Segment Start: PROVIDED DATA

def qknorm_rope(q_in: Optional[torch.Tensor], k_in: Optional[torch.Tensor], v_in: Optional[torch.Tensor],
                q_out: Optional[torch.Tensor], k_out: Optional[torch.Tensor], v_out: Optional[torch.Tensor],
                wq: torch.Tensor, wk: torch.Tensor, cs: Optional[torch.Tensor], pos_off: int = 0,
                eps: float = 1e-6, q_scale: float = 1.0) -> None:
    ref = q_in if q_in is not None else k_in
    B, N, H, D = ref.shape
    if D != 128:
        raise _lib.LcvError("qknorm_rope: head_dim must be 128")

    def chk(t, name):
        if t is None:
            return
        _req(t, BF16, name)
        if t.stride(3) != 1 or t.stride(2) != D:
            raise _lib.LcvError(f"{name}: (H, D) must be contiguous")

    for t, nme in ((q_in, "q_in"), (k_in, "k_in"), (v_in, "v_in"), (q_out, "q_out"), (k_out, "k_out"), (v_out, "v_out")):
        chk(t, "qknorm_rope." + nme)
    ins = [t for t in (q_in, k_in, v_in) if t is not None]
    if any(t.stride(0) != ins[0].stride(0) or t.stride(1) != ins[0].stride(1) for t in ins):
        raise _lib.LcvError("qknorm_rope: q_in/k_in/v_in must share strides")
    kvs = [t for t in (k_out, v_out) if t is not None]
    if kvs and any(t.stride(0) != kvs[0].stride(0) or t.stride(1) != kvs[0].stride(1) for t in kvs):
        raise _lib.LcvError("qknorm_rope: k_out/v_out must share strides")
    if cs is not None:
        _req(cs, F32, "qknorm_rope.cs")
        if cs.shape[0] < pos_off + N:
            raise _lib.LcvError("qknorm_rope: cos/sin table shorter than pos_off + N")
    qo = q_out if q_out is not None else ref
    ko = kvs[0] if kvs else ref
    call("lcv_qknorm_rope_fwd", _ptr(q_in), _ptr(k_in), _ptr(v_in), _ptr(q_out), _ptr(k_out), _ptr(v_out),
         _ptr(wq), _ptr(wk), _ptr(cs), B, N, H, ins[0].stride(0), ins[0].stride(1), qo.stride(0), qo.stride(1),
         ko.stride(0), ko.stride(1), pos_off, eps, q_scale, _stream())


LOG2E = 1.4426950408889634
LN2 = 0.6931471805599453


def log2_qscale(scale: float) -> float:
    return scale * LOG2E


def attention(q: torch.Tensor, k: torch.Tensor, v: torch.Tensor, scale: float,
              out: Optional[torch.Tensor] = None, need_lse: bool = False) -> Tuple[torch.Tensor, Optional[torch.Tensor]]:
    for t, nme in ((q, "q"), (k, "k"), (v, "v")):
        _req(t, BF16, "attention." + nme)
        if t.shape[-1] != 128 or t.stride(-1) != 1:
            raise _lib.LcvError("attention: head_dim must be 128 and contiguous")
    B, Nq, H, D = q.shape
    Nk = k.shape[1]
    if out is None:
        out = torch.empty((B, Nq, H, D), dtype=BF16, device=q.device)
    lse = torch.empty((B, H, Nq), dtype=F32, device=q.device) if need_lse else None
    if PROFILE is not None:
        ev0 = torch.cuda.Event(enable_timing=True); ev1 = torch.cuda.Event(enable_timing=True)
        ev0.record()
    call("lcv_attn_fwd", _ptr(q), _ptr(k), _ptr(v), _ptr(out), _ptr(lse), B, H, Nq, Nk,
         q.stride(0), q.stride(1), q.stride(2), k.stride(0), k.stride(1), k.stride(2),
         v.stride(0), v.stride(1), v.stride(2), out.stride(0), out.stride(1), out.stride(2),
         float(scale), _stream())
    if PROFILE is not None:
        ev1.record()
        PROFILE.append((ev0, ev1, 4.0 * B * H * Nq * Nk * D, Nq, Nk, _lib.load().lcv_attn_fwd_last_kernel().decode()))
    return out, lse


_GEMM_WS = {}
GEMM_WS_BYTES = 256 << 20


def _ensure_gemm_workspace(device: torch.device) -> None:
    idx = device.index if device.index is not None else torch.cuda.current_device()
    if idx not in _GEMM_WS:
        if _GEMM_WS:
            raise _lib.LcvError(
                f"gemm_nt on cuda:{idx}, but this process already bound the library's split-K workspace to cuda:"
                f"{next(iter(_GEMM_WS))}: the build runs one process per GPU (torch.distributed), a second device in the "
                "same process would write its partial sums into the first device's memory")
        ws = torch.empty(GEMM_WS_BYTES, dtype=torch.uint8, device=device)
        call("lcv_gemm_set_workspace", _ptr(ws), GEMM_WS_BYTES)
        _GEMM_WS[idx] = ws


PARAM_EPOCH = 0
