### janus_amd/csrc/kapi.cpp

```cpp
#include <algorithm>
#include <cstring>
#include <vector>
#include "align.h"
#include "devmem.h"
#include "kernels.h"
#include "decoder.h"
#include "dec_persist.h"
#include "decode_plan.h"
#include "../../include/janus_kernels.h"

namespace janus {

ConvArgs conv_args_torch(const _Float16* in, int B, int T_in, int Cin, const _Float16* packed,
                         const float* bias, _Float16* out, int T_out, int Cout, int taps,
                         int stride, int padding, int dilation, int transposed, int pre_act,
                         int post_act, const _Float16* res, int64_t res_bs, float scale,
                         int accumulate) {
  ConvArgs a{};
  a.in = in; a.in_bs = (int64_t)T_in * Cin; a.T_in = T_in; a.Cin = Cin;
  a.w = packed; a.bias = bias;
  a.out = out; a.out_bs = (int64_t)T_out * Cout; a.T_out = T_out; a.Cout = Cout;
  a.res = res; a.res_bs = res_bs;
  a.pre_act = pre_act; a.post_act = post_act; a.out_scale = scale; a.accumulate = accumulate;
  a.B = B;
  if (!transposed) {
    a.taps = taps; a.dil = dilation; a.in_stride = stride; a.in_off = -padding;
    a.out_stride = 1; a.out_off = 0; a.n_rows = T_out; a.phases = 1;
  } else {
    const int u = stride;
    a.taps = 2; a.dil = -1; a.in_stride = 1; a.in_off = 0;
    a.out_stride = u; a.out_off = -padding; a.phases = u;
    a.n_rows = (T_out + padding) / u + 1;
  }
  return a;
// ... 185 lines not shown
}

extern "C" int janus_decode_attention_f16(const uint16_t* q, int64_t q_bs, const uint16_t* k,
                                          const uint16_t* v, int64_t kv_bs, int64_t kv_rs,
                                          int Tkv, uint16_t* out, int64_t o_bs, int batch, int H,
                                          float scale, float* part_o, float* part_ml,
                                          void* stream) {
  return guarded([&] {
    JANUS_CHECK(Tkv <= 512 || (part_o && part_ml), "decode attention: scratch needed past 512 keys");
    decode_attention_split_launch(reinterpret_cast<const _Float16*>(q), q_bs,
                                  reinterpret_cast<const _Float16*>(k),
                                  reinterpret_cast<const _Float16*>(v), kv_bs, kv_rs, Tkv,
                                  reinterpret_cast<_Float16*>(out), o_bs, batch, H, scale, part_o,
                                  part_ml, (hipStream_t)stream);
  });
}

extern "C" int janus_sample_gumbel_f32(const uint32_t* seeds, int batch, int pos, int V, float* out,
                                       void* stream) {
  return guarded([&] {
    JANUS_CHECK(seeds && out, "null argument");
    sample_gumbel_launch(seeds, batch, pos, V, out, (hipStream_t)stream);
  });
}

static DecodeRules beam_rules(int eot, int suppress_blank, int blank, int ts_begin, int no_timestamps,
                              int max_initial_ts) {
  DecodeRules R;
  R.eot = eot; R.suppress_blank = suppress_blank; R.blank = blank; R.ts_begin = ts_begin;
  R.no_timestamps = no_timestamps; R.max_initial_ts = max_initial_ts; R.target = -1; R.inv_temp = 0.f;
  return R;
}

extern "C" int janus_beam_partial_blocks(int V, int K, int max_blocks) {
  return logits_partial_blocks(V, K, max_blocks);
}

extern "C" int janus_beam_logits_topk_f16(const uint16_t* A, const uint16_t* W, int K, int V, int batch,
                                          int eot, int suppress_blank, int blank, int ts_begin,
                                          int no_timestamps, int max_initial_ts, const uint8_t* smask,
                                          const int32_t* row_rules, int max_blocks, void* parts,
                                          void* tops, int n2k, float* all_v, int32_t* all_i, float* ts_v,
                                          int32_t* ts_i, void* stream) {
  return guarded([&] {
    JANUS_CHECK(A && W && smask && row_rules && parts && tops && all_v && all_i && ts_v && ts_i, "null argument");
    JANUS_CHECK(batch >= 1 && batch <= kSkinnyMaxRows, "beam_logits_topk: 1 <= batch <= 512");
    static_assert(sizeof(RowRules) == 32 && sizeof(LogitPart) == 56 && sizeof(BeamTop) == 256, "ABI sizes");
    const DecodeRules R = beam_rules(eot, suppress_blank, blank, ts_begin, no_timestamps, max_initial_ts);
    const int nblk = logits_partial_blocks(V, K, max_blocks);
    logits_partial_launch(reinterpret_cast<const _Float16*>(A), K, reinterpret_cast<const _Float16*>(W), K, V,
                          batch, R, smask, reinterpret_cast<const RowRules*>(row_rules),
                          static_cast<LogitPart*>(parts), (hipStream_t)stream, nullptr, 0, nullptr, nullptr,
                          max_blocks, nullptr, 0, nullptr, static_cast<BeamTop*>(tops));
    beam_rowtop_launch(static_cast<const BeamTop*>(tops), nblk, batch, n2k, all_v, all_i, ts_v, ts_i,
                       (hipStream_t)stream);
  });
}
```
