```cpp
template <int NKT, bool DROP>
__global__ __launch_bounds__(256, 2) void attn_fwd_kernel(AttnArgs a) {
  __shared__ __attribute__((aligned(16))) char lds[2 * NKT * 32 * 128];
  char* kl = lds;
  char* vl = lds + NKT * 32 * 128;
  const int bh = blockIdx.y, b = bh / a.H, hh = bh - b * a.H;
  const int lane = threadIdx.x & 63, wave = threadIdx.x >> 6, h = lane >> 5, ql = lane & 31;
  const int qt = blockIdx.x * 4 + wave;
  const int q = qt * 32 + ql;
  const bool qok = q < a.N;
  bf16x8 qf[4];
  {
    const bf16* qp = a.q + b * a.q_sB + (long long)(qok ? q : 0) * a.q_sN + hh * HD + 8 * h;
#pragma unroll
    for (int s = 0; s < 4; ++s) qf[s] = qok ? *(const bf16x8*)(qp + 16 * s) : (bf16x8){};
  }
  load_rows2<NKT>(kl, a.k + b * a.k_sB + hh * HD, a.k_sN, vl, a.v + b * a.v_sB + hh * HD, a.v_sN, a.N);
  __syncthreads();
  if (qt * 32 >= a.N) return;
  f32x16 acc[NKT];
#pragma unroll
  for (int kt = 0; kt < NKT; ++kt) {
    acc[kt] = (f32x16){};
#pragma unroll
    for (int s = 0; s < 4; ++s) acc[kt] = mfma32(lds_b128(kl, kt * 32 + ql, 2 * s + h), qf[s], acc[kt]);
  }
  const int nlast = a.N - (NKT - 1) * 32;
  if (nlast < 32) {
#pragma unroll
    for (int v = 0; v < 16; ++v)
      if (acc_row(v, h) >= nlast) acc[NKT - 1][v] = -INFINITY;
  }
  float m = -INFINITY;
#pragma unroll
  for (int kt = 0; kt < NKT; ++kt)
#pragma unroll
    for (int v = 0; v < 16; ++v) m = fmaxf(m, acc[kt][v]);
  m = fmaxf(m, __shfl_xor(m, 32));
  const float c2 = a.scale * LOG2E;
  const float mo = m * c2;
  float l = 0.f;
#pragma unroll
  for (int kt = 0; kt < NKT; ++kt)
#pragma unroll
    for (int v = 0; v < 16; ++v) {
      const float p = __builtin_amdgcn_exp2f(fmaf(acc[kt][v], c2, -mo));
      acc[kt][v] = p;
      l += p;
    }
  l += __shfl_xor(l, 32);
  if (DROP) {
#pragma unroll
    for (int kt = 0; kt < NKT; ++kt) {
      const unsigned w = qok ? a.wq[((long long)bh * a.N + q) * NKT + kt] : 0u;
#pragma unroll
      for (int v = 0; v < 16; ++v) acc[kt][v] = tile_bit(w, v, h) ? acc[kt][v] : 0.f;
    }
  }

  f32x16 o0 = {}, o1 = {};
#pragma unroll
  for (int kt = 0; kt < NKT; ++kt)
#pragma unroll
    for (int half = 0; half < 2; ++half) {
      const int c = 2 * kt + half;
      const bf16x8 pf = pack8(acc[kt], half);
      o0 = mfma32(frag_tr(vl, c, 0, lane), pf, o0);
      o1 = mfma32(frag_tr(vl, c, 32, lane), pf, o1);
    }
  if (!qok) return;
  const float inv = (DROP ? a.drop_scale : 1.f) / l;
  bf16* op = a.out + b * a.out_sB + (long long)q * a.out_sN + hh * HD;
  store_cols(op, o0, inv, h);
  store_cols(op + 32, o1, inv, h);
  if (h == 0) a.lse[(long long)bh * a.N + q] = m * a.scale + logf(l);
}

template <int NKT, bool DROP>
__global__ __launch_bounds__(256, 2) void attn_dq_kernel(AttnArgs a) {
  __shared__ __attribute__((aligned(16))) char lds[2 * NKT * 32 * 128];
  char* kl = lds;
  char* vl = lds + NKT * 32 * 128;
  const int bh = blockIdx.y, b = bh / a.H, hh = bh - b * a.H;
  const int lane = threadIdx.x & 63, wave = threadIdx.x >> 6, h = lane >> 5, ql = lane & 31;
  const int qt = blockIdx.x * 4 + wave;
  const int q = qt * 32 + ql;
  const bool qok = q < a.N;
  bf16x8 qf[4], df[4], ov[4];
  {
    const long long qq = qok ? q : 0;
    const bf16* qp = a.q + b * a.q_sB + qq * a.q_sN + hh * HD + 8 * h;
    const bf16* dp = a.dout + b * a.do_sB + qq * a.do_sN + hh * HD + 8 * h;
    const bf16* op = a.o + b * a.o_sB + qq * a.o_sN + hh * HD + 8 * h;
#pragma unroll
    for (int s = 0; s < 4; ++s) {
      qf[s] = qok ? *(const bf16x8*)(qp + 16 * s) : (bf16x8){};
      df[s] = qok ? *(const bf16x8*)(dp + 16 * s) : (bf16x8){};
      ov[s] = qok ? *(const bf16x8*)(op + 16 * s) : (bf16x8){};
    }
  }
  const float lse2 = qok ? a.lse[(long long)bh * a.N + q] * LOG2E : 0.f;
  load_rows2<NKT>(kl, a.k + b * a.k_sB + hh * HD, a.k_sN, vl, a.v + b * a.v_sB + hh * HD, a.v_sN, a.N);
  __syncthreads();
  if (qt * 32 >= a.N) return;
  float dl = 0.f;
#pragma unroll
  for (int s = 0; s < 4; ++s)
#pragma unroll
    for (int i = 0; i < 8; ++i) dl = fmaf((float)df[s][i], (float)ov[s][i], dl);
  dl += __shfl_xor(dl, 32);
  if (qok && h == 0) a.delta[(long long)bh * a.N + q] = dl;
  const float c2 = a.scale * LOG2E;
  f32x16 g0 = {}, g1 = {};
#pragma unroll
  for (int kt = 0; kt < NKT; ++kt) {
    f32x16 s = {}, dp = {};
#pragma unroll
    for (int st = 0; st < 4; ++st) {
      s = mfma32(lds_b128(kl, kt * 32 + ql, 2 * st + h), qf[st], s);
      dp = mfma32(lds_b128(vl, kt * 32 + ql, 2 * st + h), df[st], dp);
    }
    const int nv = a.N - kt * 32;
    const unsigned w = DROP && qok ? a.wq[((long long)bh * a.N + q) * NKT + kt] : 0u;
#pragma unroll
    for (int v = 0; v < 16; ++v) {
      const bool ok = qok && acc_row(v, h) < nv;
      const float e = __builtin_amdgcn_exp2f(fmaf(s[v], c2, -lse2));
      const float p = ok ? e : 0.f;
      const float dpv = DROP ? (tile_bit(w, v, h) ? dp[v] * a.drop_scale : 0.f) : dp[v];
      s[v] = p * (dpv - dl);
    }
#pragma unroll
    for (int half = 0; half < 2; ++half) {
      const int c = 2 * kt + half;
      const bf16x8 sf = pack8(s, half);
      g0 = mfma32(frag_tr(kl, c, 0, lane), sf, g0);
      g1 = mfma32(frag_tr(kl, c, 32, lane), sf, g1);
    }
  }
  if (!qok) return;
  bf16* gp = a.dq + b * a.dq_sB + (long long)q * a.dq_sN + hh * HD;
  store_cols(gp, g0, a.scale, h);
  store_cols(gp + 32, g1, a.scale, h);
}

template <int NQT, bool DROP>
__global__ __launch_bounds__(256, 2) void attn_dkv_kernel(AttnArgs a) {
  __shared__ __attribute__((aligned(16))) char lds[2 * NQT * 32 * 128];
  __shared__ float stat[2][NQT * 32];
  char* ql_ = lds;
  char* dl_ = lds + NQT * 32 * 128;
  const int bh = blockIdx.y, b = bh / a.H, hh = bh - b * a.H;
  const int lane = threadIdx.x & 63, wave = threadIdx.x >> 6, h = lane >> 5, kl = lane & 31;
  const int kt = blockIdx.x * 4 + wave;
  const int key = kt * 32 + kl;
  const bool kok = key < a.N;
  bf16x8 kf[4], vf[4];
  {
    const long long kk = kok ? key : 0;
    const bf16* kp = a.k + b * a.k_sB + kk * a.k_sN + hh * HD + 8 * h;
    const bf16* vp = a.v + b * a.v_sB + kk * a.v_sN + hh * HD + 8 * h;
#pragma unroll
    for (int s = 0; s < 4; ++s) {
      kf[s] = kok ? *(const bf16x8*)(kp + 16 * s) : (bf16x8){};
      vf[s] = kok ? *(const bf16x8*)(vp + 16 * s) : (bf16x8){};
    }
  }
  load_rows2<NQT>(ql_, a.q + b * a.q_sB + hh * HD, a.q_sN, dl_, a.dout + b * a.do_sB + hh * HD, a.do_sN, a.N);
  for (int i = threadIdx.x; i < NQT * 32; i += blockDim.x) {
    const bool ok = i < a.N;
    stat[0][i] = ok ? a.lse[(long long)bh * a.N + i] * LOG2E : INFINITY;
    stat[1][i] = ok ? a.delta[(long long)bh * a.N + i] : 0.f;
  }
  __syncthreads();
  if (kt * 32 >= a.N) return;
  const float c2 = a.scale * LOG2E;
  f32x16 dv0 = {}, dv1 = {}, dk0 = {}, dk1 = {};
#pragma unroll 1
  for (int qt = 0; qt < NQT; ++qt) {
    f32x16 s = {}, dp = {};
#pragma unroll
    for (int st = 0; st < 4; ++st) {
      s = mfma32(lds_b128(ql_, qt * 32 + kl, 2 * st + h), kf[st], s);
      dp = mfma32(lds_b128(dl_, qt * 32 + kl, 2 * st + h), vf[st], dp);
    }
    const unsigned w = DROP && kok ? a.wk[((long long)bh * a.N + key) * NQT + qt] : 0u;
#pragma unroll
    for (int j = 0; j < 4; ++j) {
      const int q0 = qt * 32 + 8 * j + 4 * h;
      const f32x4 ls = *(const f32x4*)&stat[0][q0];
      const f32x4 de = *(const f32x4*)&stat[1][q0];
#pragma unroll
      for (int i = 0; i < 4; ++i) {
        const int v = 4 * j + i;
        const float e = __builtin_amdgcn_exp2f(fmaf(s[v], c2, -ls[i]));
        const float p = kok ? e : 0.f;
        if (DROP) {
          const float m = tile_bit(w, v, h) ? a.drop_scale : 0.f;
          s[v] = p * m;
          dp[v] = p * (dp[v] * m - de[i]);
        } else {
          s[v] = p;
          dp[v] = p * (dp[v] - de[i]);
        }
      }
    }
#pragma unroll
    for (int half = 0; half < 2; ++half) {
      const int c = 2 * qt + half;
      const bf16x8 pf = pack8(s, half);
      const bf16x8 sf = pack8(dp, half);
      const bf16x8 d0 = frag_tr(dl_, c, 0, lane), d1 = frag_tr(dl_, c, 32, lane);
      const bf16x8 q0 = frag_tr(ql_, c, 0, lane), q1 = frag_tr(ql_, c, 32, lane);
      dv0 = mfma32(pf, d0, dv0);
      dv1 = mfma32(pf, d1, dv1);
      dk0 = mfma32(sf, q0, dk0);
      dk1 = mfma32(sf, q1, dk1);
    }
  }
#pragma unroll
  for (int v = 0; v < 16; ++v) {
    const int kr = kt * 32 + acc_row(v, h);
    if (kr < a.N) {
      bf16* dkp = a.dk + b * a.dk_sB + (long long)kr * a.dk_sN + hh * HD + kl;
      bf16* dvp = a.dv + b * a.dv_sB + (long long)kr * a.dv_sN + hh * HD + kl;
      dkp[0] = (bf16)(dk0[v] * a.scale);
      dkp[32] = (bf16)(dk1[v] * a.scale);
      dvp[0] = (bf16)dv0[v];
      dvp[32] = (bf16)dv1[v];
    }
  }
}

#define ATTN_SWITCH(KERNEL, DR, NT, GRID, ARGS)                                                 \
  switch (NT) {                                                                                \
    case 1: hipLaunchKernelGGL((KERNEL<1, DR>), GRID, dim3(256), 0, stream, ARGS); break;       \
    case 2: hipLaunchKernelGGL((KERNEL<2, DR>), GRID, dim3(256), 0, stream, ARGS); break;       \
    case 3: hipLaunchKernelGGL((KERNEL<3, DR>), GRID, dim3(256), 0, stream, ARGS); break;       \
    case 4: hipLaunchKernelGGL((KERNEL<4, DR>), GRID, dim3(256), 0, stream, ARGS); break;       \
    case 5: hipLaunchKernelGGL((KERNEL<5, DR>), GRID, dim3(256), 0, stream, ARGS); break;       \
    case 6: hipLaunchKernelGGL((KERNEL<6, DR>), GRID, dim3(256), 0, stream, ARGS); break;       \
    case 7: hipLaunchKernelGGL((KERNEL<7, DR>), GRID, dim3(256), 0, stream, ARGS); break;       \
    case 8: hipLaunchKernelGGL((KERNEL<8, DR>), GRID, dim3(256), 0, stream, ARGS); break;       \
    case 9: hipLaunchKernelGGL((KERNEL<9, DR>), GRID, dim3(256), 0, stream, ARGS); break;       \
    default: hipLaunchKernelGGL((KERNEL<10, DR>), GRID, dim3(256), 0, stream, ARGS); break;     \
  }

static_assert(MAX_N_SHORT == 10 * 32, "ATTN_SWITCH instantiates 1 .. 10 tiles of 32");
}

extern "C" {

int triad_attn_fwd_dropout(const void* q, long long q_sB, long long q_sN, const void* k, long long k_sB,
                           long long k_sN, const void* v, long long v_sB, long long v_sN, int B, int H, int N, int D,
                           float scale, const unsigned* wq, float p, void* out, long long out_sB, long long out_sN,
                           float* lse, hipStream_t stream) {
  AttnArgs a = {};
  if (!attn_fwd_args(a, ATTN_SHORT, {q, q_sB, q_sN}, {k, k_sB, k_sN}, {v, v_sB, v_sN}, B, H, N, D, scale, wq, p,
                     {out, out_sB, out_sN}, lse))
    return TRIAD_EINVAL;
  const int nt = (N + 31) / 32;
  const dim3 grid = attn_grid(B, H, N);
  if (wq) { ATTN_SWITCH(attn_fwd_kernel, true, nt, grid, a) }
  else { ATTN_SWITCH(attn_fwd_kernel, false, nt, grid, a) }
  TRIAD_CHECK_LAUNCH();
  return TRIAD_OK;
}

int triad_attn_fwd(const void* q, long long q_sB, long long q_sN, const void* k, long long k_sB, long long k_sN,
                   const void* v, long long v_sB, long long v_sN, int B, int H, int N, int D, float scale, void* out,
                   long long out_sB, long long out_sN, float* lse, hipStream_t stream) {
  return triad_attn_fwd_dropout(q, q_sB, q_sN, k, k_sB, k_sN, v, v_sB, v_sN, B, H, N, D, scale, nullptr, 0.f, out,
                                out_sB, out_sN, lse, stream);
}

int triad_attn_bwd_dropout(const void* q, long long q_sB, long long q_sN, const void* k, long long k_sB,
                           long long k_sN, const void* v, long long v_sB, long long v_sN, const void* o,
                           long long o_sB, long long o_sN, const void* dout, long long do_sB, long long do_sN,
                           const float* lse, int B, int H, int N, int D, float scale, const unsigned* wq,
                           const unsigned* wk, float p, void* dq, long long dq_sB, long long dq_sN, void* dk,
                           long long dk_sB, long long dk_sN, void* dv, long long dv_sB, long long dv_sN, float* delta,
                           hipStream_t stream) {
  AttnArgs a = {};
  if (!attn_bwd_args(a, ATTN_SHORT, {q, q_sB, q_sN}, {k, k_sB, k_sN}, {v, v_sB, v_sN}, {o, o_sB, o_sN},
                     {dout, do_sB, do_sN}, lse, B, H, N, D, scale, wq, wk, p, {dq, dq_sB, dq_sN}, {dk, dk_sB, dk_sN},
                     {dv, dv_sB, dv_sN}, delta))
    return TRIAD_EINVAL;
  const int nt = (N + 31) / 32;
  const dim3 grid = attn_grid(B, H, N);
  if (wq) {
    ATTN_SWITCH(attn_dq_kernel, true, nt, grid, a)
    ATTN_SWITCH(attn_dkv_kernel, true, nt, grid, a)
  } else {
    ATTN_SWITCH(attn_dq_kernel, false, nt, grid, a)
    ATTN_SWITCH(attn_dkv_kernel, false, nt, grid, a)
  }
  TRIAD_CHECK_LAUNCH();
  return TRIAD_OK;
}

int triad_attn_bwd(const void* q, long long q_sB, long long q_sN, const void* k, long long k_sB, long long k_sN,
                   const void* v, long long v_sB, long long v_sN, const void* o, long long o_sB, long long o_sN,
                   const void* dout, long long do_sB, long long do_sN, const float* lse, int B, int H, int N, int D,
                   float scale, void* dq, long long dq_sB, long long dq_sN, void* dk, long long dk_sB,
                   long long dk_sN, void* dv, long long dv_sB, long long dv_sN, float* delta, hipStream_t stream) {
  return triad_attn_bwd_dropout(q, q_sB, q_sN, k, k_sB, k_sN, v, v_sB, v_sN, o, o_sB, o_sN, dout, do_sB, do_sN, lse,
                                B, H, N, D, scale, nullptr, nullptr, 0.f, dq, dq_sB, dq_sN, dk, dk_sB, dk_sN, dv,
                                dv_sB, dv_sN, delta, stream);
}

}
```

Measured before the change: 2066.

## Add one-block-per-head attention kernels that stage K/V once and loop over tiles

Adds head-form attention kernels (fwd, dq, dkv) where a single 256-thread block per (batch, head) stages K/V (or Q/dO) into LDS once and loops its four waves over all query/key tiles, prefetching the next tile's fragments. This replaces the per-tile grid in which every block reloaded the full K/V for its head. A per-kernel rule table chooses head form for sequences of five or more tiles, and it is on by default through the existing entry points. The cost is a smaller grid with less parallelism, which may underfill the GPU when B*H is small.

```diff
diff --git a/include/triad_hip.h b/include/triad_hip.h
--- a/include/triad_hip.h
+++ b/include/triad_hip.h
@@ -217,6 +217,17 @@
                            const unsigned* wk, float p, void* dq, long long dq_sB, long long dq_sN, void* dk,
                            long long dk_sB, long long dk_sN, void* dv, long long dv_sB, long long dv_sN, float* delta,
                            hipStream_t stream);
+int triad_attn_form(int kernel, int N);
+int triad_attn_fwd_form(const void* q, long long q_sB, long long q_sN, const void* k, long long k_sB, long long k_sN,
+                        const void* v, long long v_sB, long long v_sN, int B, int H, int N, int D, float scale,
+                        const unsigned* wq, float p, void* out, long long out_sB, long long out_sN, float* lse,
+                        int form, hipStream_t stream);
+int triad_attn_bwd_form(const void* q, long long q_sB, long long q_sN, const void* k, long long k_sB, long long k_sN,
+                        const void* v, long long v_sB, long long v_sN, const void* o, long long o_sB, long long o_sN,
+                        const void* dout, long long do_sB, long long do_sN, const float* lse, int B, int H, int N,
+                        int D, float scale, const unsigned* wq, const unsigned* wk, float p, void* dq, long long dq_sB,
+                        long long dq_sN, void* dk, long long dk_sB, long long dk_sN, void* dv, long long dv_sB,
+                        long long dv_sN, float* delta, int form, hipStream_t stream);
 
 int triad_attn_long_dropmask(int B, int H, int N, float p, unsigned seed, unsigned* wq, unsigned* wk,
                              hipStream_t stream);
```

Segment End: PROVIDED DATA

WORK REQUIRED: Transcribe the lines from the first line of the records through the line that contains "if cs is not", both included, and add nothing else.

SOLUTION TO THE EXERCISE:
def qknorm_rope(q_in: Optional[torch.Tensor], k_in: Optional[torch.Tensor], v_in: Optional[torch.Tensor],
                q_out: Optional[torch.Tensor], k_out: Optional[torch.Tensor], v_out: Optional[torch.Tensor],
                wq: torch.Tensor, wk: torch.Tensor, cs: Optional[torch.Tensor], pos_off: int = 0,
                eps: float = 1e-6, q_scale: float = 1.0) -> None:
    ref = q_in if q_in is not None else k_in
    B, N, H, D = ref.shape
    if D != 128:
        raise _lib.LcvError("qknorm_rope: head_dim must be 128")

    def chk(t, name):
        if t is None:
            return
        _req(t, BF16, name)
        if t.stride(3) != 1 or t.stride(2) != D:
            raise _lib.LcvError(f"{name}: (H, D) must be contiguous")

    for t, nme in ((q_in, "q_in"), (k_in, "k_in"), (v_in, "v_in"), (q_out, "q_out"), (k_out, "k_out"), (v_out, "v_out")):
        chk(t, "qknorm_rope." + nme)
    ins = [t for t in (q_in, k_in, v_in) if t is not None]
    if any(t.stride(0) != ins[0].stride(0) or t.stride(1) != ins[0].stride(1) for t in ins):
        raise _lib.LcvError("qknorm_rope: q_in/k_in/v_in must share strides")
    kvs = [t for t in (k_out, v_out) if t is not None]
    if kvs and any(t.stride(0) != kvs[0].stride(0) or t.stride(1) != kvs[0].stride(1) for t in kvs):
        raise _lib.LcvError("qknorm_rope: k_out/v_out must share strides")
    if cs is not None:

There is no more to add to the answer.